(DATA PROVIDED Opens)
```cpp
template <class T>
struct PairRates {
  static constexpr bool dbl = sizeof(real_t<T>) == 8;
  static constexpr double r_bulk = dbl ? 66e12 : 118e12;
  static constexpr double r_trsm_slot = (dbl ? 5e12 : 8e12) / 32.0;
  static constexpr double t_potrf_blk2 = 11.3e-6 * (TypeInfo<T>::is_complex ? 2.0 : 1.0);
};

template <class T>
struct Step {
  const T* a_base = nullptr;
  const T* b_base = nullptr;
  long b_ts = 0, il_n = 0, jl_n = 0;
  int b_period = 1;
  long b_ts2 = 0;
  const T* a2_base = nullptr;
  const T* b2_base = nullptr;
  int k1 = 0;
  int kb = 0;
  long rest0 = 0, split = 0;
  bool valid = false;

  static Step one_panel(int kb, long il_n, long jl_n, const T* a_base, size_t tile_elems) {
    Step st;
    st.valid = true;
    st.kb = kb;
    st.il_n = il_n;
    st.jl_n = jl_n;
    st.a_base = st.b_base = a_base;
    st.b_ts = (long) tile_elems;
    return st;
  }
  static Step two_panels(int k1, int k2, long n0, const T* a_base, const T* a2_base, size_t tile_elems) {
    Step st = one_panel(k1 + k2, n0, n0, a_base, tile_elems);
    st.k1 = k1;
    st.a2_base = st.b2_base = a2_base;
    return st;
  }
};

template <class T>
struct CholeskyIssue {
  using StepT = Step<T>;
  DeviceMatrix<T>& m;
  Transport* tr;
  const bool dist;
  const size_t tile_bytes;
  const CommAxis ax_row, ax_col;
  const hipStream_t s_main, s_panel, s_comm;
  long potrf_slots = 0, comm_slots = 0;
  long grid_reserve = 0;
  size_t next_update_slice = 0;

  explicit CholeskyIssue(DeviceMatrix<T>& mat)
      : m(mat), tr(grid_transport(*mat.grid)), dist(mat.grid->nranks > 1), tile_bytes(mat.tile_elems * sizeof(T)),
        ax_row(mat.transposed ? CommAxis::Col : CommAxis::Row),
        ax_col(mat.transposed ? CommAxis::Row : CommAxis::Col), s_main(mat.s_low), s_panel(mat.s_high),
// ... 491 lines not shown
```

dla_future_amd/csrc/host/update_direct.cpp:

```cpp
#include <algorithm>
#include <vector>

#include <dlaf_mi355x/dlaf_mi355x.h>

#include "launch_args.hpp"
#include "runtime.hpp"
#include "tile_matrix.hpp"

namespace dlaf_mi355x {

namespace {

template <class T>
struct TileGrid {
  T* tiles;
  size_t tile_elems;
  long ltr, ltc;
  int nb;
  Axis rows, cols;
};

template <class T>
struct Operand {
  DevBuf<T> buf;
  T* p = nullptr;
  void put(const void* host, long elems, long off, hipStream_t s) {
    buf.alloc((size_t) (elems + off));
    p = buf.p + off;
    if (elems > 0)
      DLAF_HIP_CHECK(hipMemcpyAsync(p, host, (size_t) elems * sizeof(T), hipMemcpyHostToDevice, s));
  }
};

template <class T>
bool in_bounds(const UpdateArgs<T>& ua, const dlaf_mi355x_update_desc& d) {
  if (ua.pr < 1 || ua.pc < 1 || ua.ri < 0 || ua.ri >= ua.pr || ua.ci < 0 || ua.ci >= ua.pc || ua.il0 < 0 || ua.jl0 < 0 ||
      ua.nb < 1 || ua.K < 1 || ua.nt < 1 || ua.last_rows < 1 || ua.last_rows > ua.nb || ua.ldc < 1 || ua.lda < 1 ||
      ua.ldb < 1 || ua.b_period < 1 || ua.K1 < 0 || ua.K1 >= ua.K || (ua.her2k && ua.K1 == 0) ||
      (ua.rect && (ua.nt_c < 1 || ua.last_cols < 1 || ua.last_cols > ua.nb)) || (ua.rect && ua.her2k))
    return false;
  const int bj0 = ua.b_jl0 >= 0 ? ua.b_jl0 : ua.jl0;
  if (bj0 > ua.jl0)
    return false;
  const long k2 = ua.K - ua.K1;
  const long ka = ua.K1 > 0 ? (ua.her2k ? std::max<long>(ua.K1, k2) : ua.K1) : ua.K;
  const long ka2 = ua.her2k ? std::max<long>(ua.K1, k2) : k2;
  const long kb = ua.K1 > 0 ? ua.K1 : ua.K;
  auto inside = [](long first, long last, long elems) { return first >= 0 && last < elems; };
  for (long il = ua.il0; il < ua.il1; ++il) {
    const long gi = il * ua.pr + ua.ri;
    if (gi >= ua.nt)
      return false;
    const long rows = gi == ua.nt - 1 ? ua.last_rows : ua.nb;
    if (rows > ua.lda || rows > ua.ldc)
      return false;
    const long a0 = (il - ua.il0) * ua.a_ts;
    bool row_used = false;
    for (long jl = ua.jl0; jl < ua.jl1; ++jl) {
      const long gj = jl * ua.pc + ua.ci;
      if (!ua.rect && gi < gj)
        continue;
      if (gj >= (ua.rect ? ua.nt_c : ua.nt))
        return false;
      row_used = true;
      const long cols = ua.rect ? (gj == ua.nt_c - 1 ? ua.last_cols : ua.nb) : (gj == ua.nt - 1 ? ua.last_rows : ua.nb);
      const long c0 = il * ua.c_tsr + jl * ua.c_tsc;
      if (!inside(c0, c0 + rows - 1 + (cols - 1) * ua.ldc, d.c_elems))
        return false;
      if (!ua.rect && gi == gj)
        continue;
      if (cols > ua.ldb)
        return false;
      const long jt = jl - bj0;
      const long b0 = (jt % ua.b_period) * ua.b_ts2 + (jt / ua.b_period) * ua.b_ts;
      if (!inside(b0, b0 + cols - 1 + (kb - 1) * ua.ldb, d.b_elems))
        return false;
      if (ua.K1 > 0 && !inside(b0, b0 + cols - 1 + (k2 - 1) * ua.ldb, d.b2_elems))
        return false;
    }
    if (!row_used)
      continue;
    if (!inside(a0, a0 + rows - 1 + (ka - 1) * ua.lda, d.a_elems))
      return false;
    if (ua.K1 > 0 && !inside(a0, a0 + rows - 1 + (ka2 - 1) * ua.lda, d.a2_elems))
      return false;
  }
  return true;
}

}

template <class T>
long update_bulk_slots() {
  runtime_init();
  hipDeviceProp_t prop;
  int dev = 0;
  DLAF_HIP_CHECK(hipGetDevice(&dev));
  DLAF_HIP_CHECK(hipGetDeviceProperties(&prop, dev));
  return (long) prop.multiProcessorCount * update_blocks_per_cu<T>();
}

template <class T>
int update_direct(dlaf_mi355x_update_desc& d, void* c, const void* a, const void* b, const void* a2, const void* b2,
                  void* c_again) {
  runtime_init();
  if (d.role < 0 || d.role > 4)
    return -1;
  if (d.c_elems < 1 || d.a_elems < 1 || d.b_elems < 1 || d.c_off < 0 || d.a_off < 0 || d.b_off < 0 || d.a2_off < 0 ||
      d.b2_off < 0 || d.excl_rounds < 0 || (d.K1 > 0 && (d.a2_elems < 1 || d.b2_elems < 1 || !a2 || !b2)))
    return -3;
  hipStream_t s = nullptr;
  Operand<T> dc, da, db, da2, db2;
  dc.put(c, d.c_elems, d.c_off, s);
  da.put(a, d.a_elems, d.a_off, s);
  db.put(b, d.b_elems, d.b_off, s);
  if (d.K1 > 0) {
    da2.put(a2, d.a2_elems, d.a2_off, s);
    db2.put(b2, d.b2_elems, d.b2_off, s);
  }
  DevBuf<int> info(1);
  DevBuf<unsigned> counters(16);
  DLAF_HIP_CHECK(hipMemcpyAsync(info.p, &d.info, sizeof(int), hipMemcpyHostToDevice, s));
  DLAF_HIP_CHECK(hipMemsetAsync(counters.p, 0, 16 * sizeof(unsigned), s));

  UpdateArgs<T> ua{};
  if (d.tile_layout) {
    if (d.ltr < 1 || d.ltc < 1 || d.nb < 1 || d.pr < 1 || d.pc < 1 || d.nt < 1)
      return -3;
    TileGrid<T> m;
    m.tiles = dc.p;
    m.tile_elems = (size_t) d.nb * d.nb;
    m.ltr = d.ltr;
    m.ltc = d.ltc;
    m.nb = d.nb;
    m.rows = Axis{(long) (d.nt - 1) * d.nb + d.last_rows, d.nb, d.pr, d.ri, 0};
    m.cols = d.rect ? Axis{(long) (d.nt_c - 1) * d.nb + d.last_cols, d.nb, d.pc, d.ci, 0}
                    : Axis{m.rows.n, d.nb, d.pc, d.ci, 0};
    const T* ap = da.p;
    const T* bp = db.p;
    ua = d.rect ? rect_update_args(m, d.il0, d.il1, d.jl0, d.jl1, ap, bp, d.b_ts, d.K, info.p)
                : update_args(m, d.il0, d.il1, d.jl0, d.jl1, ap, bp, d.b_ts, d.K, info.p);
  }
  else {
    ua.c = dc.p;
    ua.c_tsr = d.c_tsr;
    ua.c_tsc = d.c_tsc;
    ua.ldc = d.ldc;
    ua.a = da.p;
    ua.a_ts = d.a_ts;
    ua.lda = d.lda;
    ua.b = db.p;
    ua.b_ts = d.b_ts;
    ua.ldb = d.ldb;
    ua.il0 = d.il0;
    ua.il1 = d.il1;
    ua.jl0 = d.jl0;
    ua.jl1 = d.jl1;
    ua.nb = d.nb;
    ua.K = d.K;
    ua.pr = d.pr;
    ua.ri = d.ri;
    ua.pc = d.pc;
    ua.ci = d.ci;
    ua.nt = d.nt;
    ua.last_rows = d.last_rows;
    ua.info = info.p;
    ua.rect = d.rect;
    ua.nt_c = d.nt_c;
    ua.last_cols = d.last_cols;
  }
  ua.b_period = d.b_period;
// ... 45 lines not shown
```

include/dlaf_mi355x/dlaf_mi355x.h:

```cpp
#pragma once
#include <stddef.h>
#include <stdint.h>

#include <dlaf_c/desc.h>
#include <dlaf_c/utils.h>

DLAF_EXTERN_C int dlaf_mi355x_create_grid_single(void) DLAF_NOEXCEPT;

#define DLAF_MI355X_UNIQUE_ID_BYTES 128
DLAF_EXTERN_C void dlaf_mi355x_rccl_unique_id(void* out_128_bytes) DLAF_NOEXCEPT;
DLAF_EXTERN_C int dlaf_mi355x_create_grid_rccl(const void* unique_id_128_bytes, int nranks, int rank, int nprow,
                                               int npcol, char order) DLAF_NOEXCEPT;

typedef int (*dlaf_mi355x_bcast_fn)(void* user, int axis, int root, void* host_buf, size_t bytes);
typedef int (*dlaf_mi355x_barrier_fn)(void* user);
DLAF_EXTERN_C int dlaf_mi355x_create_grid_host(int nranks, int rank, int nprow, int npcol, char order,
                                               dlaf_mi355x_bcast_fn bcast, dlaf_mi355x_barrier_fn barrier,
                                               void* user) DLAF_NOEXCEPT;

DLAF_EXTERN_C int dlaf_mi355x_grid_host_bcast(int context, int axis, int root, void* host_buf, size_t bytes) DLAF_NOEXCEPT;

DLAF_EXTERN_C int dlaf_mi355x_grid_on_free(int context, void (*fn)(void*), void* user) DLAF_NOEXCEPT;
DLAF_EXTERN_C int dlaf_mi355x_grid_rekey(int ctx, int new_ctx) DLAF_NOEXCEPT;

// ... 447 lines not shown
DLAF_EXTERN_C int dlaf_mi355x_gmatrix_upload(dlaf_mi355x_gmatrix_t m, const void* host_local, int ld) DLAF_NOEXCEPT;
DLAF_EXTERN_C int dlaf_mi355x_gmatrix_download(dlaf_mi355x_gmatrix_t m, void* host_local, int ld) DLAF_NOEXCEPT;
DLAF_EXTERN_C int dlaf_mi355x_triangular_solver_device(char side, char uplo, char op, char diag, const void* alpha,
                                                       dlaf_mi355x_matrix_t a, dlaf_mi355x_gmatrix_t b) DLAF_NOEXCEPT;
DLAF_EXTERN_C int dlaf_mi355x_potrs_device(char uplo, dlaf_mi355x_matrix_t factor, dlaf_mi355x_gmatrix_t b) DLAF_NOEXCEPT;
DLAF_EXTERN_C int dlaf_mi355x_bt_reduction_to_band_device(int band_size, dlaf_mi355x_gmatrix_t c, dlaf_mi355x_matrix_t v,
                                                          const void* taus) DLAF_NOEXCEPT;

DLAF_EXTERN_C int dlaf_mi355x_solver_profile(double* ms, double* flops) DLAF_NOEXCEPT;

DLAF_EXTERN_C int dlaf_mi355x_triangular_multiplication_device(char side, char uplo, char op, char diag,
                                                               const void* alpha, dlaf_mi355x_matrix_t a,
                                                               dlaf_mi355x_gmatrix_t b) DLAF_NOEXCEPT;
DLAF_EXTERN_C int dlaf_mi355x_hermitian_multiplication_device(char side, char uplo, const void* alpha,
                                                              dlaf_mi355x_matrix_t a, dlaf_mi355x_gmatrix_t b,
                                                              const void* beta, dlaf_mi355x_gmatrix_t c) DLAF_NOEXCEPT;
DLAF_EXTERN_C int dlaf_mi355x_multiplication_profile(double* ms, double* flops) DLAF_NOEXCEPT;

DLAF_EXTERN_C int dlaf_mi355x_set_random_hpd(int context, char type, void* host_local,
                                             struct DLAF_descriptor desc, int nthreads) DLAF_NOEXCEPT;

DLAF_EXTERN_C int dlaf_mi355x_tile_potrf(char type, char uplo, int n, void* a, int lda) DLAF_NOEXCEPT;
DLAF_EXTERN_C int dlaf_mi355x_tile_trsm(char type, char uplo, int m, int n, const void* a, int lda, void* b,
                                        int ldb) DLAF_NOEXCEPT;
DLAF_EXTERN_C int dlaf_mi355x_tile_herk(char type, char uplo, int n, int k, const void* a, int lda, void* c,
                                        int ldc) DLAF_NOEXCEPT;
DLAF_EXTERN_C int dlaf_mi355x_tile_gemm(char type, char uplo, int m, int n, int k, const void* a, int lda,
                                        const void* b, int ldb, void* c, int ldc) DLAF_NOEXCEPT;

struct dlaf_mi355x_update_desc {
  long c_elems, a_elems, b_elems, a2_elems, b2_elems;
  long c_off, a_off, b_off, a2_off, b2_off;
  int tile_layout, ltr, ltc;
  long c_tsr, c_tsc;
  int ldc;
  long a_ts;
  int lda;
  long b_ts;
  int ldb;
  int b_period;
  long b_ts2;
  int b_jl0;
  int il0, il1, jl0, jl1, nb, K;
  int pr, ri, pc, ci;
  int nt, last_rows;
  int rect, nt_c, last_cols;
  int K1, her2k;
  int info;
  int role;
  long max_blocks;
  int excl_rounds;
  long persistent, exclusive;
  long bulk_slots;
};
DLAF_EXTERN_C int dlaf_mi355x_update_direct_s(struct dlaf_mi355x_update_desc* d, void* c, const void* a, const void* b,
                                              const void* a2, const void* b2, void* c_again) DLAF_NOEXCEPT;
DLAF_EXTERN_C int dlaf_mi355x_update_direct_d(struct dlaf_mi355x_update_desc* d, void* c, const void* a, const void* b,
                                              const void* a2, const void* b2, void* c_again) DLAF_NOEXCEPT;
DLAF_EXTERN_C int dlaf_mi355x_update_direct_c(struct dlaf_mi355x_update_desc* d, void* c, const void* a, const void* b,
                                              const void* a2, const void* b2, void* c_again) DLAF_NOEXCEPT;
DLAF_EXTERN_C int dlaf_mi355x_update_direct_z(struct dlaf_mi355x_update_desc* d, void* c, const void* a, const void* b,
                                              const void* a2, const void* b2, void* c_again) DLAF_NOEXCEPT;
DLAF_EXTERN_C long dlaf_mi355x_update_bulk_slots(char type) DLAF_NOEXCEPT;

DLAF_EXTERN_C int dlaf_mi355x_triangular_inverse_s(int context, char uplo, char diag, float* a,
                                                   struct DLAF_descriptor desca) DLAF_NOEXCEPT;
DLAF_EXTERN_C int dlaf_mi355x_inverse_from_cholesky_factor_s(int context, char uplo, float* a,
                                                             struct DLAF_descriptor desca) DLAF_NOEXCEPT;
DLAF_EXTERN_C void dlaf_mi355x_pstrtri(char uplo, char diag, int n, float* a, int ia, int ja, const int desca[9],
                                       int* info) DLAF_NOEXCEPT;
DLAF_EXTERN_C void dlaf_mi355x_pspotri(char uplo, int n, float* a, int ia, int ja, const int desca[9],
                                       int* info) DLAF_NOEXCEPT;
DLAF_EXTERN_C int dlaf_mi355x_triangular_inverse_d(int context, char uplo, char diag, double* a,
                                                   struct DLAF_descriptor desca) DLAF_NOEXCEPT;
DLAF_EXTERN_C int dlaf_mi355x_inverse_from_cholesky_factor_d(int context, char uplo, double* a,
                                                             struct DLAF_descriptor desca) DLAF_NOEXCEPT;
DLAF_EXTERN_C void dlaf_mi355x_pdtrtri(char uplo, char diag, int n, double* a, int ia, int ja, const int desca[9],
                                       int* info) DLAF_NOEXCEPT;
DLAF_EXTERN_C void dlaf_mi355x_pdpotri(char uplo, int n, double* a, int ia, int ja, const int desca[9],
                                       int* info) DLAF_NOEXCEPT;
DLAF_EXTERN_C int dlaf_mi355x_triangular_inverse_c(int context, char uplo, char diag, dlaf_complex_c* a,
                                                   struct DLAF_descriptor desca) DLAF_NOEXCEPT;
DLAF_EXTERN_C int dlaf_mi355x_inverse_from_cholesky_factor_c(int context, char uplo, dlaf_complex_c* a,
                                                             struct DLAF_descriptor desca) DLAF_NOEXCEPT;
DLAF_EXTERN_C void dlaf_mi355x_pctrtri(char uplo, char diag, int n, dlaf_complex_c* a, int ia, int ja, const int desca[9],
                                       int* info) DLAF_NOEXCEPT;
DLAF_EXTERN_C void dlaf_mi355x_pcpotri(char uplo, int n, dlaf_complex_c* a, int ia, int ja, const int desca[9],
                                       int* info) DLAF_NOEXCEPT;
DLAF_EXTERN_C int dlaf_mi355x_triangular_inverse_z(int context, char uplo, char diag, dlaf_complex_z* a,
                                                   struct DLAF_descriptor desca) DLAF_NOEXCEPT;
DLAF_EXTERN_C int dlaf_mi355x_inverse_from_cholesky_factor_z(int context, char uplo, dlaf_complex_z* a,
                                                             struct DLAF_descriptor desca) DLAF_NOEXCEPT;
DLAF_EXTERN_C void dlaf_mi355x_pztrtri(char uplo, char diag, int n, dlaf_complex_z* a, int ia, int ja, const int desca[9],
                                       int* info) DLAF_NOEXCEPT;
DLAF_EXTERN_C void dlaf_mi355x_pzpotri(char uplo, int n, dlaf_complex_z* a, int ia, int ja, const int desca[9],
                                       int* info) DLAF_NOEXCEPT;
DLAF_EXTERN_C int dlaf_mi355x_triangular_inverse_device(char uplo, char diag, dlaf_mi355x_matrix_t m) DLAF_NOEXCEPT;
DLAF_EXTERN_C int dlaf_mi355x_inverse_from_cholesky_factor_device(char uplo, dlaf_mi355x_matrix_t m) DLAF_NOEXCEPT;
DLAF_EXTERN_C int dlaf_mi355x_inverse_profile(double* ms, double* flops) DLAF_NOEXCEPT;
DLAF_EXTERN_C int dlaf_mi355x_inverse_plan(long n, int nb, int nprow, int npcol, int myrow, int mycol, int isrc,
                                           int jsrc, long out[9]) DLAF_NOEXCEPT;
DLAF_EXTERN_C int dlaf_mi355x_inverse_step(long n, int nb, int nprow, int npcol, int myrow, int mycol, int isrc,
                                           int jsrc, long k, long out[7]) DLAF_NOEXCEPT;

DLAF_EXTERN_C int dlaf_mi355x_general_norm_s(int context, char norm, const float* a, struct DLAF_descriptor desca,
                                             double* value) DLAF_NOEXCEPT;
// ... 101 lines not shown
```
(DATA PROVIDED Closes)
(DATA PROVIDED Opens)
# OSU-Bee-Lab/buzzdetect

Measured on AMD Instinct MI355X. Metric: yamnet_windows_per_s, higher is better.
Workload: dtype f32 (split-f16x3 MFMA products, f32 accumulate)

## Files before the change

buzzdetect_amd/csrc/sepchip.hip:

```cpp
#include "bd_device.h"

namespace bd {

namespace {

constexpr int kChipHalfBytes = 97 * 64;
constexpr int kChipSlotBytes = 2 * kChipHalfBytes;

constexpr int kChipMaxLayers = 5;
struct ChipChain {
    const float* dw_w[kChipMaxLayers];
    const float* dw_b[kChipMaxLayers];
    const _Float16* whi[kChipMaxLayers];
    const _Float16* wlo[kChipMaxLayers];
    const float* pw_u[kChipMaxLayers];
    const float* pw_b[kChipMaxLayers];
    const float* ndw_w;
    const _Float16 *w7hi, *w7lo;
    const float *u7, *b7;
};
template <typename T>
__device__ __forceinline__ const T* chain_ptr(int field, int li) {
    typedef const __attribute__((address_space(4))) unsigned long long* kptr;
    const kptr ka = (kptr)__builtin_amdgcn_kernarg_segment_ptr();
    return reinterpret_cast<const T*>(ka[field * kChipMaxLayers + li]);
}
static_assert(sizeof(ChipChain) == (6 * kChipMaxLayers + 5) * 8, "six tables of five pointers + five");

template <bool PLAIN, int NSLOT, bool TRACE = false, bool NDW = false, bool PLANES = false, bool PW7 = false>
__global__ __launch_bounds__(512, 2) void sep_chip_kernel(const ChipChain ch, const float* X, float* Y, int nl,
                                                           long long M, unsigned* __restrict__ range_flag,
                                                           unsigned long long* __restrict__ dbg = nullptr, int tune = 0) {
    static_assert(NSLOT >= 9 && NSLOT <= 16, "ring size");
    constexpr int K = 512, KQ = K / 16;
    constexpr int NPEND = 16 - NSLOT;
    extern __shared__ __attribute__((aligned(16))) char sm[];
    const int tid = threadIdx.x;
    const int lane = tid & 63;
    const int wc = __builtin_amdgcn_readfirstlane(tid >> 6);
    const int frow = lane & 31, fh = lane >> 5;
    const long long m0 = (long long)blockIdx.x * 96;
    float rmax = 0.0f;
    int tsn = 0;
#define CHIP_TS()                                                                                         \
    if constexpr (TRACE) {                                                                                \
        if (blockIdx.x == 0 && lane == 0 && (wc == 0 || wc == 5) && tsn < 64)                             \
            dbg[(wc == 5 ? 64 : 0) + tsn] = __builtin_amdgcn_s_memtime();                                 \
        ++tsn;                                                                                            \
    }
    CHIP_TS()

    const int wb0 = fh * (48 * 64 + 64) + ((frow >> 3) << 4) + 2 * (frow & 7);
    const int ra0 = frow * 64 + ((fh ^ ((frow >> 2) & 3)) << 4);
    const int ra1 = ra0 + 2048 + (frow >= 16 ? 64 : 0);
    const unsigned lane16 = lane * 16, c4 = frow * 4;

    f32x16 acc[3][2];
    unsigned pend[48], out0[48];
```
(DATA PROVIDED Closes)
> _PROBLEM STATEMENT_
Check each line of the data above, and please copy the ones in which the string "nprow" occurs.

> _WRITTEN SOLUTION_
DLAF_EXTERN_C int dlaf_mi355x_create_grid_rccl(const void* unique_id_128_bytes, int nranks, int rank, int nprow,
DLAF_EXTERN_C int dlaf_mi355x_create_grid_host(int nranks, int rank, int nprow, int npcol, char order,
DLAF_EXTERN_C int dlaf_mi355x_inverse_plan(long n, int nb, int nprow, int npcol, int myrow, int mycol, int isrc,
DLAF_EXTERN_C int dlaf_mi355x_inverse_step(long n, int nb, int nprow, int npcol, int myrow, int mycol, int isrc,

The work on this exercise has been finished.